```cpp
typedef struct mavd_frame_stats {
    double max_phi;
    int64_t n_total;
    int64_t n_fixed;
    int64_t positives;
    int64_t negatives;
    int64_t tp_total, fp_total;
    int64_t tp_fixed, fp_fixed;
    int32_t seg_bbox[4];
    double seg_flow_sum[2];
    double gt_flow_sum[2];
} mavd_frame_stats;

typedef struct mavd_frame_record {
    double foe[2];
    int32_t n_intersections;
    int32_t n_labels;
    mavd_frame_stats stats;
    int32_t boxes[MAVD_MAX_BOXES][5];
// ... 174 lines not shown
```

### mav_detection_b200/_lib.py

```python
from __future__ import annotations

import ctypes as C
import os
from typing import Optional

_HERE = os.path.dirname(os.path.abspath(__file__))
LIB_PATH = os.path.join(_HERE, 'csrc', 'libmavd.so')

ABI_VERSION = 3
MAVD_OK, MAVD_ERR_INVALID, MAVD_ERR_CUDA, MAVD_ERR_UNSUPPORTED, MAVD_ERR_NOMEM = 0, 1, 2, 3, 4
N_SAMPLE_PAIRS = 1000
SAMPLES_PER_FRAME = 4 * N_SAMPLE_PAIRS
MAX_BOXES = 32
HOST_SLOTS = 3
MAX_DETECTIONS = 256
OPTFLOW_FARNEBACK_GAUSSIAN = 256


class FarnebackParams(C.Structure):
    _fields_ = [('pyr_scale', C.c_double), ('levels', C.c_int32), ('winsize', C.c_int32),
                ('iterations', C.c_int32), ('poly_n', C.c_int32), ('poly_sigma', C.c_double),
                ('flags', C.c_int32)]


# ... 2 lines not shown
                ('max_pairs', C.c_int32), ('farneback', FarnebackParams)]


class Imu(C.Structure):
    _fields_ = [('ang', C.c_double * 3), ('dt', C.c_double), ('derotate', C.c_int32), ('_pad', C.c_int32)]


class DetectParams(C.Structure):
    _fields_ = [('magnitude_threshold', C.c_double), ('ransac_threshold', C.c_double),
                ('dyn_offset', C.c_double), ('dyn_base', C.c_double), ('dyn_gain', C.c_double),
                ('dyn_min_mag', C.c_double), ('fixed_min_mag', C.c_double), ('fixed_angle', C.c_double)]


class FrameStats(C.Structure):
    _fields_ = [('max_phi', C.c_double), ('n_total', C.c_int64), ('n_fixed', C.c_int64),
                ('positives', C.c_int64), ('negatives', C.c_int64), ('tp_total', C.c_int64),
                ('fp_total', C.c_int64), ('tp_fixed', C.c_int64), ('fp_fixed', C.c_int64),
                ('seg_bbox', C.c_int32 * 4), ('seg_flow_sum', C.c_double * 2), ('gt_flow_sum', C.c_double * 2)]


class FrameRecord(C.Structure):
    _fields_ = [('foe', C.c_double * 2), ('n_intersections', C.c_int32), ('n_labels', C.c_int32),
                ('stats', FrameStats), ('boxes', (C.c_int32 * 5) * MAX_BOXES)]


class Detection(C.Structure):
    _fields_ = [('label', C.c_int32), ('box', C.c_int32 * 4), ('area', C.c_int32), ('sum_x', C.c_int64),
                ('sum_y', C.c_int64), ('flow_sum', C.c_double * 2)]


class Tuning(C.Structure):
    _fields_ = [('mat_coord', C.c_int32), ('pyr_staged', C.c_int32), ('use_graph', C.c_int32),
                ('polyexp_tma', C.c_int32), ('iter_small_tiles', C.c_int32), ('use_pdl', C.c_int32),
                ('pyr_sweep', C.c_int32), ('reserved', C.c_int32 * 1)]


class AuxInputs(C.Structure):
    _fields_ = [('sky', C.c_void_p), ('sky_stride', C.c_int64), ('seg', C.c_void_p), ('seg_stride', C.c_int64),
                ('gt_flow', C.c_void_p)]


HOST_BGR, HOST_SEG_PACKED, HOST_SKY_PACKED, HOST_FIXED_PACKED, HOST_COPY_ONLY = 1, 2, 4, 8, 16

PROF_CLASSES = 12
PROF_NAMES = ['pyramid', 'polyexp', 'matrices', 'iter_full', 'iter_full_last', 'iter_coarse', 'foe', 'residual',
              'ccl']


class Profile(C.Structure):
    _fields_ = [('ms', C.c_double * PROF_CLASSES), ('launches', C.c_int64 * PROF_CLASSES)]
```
━━━━━━
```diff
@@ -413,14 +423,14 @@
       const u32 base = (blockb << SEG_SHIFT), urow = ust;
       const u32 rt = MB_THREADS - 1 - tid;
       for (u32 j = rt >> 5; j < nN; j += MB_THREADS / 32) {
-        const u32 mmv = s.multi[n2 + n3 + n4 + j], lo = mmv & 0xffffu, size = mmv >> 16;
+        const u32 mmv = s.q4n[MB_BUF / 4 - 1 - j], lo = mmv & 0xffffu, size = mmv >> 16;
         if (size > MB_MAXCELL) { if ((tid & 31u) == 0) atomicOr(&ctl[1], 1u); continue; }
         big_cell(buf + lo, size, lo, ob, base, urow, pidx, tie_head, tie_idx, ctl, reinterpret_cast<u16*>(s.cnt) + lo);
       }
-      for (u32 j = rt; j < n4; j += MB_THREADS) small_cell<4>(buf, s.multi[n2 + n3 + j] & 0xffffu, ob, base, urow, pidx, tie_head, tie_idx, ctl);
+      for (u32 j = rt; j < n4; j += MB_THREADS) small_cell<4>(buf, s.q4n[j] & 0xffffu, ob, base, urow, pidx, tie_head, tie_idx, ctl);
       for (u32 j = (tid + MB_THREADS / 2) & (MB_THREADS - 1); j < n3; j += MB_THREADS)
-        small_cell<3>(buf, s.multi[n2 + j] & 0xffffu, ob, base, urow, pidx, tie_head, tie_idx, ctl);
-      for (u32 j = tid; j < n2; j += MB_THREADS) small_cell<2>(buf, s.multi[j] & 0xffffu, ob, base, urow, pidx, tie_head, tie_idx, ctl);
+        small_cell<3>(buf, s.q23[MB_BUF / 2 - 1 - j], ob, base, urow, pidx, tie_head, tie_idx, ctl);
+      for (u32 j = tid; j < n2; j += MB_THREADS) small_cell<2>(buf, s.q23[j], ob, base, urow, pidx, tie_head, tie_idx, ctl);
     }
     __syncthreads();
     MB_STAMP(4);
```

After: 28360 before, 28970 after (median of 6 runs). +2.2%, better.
━━━━━━
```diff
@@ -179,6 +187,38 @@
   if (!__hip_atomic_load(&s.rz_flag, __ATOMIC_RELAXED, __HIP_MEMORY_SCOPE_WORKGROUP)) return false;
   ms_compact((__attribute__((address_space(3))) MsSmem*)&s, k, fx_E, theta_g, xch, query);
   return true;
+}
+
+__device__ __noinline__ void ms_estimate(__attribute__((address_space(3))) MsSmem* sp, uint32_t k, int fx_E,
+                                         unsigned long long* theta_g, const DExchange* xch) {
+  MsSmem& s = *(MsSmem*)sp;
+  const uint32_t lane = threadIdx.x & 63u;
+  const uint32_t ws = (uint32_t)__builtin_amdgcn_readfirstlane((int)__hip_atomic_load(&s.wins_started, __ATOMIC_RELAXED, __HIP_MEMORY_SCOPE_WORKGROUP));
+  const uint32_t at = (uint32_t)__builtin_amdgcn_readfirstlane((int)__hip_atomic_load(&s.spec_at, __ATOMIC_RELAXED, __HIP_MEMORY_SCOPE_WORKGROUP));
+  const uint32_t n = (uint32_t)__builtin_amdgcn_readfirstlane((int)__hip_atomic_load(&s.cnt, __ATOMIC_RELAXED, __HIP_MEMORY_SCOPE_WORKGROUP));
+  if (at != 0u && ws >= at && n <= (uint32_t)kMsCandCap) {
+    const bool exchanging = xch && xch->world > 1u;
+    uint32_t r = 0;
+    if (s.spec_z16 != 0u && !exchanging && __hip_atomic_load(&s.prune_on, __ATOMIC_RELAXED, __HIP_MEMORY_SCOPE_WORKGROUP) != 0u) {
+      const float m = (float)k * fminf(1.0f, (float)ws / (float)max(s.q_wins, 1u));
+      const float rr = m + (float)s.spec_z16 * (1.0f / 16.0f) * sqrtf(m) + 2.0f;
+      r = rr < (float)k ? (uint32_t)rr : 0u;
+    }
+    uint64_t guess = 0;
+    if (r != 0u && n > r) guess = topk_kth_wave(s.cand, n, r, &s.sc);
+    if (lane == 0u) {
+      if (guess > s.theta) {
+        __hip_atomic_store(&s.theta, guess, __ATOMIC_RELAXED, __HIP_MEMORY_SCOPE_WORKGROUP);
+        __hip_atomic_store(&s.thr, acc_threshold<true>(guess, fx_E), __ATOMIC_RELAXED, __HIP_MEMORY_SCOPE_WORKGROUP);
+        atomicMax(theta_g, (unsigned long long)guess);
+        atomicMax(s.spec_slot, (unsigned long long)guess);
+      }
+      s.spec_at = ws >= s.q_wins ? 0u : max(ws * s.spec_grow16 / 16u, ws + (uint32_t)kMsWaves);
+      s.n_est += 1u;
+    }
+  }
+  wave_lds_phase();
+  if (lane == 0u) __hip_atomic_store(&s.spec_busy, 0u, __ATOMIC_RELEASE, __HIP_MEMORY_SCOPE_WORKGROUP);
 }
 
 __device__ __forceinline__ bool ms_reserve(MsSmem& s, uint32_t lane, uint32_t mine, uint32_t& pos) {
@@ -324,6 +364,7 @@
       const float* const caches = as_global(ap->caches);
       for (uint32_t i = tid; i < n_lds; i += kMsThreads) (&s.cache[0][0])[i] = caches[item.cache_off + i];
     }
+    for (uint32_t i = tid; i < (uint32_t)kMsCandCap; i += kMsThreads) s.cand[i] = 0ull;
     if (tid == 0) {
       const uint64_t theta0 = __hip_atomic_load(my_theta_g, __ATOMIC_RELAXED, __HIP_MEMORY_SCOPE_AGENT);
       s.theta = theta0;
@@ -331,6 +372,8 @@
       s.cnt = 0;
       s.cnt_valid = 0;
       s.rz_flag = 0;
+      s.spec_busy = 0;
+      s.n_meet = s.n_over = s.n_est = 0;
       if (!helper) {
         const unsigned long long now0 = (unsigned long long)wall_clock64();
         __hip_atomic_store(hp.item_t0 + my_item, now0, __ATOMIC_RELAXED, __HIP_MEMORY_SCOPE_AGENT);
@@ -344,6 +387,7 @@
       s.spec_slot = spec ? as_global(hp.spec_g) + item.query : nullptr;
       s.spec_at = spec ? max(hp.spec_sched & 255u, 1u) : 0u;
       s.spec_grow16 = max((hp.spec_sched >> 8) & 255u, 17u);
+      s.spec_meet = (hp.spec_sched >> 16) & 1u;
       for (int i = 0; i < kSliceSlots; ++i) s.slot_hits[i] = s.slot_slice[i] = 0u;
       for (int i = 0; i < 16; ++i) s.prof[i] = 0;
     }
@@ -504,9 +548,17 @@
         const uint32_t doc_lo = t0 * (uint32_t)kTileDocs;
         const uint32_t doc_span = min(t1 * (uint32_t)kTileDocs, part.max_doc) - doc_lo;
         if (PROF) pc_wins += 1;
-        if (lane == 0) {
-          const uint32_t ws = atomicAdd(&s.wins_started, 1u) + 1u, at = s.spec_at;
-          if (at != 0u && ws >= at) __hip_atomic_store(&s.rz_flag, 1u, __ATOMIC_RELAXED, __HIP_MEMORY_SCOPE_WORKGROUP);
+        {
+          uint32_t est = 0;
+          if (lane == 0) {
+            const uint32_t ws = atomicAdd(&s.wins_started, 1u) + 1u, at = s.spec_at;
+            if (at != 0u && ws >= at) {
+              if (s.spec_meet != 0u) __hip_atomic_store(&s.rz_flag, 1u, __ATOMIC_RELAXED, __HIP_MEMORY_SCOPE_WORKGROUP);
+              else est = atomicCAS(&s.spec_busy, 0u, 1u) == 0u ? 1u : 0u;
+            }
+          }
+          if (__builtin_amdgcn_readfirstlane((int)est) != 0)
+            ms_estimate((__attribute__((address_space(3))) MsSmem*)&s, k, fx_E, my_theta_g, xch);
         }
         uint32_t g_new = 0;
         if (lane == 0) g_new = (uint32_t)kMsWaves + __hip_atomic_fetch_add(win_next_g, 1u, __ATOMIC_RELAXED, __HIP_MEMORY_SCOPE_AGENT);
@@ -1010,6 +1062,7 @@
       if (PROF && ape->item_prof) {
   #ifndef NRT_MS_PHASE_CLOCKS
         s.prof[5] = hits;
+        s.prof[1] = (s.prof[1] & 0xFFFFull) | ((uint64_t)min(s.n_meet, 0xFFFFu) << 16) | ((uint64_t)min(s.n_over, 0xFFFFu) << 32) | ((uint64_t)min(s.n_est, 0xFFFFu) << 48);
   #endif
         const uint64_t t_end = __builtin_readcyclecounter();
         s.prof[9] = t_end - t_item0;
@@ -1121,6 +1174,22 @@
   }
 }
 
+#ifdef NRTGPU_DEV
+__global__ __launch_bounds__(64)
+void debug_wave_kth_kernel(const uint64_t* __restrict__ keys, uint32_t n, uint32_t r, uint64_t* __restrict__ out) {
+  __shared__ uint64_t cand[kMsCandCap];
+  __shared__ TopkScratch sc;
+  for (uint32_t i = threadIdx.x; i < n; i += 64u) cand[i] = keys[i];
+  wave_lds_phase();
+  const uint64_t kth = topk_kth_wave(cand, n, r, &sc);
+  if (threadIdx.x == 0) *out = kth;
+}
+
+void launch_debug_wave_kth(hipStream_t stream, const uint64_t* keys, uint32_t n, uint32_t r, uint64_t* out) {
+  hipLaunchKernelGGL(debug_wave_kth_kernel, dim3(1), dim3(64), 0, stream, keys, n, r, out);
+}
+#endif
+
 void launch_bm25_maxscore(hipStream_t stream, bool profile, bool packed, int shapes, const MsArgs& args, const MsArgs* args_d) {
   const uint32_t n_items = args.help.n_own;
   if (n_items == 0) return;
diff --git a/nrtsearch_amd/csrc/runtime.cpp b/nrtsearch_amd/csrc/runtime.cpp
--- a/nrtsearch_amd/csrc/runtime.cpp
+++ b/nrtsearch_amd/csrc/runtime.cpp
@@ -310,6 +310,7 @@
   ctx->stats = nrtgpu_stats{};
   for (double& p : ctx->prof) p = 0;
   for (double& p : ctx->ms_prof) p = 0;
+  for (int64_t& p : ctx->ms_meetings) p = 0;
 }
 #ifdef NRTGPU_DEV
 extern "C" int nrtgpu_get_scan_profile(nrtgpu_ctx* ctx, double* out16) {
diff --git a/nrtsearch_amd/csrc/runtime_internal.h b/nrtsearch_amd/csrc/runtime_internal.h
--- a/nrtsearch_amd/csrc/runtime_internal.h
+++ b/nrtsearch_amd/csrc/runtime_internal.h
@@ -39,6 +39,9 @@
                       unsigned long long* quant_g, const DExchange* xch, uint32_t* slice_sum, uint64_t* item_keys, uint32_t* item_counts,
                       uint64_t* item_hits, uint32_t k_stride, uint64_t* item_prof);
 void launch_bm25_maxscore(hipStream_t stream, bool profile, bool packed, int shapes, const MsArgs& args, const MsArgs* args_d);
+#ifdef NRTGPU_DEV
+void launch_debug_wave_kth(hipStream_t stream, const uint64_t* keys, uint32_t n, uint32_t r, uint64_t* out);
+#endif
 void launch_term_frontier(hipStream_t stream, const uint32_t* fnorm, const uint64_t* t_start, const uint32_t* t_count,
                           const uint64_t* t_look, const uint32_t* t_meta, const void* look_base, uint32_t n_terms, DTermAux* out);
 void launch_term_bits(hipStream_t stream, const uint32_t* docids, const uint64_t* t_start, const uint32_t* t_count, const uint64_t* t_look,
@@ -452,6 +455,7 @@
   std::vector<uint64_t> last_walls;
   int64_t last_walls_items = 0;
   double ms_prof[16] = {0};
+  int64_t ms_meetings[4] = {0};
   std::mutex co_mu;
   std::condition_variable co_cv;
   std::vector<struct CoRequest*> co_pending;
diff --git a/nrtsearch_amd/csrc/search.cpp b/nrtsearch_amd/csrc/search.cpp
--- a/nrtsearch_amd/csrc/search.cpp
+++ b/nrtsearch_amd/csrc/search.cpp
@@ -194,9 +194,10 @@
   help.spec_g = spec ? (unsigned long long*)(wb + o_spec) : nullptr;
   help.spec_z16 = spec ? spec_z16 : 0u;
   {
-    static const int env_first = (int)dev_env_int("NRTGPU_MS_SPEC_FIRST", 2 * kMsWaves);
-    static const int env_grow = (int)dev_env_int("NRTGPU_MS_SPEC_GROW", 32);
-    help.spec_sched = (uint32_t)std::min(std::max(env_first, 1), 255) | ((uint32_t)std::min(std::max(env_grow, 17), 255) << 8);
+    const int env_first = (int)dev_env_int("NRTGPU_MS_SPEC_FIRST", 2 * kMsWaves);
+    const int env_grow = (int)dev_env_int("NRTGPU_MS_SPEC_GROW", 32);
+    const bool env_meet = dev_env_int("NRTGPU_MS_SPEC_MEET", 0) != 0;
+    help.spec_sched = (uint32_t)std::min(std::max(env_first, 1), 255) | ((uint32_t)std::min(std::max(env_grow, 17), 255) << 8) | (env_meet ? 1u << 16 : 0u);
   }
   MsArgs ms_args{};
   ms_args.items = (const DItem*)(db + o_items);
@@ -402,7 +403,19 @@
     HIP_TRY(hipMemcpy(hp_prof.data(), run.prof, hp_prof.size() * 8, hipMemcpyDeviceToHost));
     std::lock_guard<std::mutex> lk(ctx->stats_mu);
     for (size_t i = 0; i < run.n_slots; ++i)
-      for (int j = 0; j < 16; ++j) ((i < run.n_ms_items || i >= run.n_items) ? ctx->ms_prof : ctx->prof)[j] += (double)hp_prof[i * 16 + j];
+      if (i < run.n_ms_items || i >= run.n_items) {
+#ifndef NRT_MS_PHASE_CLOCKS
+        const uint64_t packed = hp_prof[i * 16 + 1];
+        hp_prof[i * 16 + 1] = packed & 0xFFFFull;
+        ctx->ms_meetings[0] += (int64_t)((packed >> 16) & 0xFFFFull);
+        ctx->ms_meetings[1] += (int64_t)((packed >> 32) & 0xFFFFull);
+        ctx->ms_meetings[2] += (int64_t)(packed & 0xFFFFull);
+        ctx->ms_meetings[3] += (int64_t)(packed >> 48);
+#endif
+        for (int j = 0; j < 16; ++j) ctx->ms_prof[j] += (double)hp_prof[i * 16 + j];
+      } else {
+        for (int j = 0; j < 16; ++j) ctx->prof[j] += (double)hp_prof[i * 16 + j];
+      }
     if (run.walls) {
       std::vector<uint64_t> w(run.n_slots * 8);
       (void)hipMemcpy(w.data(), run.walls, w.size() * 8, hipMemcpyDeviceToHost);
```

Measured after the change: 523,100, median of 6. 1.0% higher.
━━━━━━
### Requirement
All lines in the entries above that include "mutex" should be found and copied.

### Completed exercise
   std::mutex co_mu;
     std::lock_guard<std::mutex> lk(ctx->stats_mu);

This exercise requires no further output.